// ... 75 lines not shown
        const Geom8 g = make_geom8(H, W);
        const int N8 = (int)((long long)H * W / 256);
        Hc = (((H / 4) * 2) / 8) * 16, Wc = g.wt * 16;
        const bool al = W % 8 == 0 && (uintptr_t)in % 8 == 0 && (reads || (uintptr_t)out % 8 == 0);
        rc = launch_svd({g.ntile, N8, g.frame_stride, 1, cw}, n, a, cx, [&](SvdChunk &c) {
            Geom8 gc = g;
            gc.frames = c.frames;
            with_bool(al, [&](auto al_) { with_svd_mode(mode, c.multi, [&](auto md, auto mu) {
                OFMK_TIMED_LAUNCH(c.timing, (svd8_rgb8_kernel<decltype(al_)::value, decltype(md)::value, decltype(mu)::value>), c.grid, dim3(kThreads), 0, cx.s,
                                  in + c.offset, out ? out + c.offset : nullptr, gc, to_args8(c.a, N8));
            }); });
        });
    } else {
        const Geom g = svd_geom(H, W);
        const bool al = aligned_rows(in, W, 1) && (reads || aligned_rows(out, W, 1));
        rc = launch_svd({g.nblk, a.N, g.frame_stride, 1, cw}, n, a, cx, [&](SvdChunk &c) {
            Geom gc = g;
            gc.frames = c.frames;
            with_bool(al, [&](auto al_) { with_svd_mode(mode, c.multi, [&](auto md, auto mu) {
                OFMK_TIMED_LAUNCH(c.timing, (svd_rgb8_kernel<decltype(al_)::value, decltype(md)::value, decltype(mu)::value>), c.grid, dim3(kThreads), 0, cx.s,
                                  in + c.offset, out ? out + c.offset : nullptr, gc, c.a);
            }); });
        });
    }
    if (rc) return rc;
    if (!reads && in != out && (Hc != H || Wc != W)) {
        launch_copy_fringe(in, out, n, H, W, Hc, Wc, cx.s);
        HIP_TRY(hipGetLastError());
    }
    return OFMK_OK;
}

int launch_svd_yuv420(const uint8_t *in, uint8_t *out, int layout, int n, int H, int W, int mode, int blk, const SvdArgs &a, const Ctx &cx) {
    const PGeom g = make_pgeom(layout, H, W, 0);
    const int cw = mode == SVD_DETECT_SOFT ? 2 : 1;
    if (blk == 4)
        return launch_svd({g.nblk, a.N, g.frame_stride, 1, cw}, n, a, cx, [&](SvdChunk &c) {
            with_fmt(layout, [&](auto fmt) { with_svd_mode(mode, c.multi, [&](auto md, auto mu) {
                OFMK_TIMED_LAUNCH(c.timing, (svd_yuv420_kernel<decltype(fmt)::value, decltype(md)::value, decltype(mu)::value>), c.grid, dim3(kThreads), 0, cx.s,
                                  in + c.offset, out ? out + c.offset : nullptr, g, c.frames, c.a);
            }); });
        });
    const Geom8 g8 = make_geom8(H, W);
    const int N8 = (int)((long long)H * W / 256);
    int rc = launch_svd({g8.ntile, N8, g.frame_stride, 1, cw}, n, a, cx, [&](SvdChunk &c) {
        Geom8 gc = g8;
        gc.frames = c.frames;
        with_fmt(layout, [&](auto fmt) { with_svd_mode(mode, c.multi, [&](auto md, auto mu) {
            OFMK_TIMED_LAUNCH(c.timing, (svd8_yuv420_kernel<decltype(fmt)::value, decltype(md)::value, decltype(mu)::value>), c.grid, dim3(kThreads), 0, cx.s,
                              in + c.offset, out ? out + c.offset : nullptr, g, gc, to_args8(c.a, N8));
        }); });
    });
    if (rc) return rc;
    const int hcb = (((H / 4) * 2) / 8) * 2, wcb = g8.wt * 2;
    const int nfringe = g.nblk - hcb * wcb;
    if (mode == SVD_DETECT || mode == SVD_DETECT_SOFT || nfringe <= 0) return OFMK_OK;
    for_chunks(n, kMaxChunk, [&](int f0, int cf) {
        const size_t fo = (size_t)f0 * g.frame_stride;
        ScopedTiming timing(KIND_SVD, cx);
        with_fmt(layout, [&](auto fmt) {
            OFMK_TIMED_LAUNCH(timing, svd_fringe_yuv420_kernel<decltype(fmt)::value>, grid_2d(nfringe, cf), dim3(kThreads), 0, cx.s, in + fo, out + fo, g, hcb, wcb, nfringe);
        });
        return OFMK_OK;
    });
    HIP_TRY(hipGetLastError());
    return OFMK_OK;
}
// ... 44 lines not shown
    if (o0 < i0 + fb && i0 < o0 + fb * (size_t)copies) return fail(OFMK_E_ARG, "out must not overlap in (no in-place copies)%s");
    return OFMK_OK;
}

####

▶ **Work required**
For the material above, count the lines where the string "long" appears and reply with the count only.

▶ **Written answer**
2